_Action item_
Every line containing the string "WfLaunch" should be returned from the records.

+-------+

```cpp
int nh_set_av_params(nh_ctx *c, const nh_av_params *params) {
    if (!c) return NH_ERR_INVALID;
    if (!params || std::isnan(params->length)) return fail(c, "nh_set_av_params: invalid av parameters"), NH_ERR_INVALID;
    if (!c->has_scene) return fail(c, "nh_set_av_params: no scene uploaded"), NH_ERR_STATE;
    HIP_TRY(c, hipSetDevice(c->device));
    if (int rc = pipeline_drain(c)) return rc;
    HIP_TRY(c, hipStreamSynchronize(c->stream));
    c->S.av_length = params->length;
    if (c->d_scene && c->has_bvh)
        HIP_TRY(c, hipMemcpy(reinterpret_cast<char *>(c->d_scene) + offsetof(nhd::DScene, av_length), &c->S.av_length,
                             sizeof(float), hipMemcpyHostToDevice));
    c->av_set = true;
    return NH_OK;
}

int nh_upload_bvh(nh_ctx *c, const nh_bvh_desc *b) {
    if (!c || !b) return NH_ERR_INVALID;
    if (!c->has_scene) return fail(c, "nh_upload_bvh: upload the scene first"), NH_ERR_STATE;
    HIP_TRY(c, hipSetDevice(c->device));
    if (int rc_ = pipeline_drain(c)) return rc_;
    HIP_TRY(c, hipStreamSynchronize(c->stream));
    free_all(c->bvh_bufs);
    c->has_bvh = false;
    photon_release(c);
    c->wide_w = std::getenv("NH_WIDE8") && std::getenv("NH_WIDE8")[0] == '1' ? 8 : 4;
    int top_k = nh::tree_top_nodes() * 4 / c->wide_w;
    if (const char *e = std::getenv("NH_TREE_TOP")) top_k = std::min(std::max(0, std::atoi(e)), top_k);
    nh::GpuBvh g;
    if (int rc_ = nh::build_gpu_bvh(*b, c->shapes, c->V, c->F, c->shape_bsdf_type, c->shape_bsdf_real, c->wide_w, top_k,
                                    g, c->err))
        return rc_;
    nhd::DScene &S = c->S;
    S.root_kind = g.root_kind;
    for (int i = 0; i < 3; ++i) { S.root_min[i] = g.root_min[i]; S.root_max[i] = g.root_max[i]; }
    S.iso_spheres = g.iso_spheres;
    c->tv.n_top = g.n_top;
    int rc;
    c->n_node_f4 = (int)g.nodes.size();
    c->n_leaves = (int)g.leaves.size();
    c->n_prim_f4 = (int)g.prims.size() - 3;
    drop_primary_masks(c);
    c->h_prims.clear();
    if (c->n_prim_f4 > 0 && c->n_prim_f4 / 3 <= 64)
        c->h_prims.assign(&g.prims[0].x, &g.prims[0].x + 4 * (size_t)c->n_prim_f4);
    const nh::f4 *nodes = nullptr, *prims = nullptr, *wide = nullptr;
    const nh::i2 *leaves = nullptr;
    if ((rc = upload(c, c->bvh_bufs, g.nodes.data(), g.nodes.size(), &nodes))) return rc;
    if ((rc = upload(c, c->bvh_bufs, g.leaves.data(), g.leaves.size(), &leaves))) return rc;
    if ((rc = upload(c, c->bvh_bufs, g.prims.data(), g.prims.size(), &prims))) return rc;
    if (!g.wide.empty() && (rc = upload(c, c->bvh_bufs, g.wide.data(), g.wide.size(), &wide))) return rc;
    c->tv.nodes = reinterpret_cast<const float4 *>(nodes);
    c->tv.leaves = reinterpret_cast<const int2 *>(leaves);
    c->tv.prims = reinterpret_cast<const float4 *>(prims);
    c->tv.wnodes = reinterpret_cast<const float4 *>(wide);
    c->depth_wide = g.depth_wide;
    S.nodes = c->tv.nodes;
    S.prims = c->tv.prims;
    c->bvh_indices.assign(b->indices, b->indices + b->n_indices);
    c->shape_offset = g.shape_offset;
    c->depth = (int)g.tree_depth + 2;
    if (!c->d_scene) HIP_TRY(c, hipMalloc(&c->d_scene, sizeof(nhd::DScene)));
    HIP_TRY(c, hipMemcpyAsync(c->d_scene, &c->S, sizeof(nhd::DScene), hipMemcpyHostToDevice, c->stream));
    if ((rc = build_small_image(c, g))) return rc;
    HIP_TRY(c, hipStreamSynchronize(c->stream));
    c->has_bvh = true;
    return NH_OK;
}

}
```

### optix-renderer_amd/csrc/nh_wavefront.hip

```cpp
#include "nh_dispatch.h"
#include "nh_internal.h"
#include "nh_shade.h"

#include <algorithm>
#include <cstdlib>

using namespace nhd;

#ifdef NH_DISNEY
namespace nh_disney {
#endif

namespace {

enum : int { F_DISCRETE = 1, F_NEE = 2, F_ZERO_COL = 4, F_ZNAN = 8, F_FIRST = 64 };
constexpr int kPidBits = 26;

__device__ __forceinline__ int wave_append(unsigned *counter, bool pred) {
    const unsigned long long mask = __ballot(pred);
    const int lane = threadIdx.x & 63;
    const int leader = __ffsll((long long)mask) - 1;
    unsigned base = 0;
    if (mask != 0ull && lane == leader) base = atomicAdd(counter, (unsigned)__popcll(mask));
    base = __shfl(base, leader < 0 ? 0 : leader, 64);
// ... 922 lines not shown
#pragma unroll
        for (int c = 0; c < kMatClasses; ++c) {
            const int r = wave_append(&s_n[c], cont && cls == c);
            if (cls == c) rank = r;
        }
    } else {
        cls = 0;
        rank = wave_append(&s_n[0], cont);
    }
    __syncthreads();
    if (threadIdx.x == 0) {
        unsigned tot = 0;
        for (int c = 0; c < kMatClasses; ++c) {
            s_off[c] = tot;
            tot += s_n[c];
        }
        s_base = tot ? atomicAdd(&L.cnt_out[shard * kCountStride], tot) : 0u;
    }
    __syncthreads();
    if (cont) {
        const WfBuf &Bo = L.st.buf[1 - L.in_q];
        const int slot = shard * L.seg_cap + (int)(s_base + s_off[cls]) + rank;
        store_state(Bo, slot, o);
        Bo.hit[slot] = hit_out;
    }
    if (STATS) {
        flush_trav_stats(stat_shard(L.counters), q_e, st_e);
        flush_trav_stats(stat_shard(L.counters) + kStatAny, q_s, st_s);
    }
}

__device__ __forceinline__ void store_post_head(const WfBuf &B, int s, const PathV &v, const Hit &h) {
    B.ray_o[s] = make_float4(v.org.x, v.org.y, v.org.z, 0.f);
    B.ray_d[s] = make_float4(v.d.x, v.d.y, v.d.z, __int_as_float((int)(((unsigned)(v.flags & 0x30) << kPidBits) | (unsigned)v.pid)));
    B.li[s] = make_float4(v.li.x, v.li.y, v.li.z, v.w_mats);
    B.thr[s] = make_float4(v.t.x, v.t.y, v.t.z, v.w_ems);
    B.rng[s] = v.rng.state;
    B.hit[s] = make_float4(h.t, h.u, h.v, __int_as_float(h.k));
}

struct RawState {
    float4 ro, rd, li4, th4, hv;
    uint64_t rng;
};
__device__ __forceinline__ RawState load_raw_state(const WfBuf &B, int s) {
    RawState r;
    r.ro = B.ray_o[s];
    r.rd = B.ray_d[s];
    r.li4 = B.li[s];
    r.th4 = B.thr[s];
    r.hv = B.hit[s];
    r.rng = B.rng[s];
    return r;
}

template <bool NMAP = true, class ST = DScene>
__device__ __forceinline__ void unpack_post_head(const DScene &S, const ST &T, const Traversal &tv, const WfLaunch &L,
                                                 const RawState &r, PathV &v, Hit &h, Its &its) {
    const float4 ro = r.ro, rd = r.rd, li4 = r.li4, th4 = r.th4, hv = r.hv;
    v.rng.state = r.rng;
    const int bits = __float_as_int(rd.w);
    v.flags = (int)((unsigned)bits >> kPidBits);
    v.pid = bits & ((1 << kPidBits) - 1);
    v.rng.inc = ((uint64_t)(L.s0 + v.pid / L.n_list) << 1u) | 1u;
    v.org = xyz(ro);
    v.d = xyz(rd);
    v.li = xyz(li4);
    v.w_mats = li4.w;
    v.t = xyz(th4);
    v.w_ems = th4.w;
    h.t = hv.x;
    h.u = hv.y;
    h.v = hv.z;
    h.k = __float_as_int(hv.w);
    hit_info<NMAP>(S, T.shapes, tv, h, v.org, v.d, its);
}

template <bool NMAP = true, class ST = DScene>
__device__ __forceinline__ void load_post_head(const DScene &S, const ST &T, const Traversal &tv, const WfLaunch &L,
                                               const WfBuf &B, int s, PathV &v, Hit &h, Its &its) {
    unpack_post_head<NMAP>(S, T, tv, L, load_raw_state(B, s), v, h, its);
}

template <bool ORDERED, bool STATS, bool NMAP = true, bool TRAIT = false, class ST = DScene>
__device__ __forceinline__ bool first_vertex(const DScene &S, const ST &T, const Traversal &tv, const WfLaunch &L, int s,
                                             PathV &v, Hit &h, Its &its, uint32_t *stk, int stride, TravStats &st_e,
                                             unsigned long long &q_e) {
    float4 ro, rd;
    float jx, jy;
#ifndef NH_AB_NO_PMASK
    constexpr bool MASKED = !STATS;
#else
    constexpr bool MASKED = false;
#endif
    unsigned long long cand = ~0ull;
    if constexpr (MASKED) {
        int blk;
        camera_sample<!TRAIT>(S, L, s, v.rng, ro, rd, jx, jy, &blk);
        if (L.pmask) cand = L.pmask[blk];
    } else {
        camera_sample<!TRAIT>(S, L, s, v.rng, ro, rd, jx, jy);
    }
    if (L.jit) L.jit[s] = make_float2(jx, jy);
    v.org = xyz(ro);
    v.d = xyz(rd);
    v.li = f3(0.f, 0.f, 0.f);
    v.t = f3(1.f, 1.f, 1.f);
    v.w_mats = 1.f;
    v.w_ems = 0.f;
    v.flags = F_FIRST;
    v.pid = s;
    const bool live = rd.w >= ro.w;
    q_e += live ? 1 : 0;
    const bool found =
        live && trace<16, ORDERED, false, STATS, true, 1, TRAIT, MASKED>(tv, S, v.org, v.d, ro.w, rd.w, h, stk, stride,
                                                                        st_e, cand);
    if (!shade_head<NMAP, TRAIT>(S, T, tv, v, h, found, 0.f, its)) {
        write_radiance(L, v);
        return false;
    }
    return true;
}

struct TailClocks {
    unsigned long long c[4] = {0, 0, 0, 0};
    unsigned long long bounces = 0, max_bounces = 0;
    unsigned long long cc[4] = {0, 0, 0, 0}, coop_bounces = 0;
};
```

+-------+

_Written answer_
__device__ __forceinline__ void unpack_post_head(const DScene &S, const ST &T, const Traversal &tv, const WfLaunch &L,
__device__ __forceinline__ void load_post_head(const DScene &S, const ST &T, const Traversal &tv, const WfLaunch &L,
__device__ __forceinline__ bool first_vertex(const DScene &S, const ST &T, const Traversal &tv, const WfLaunch &L, int s,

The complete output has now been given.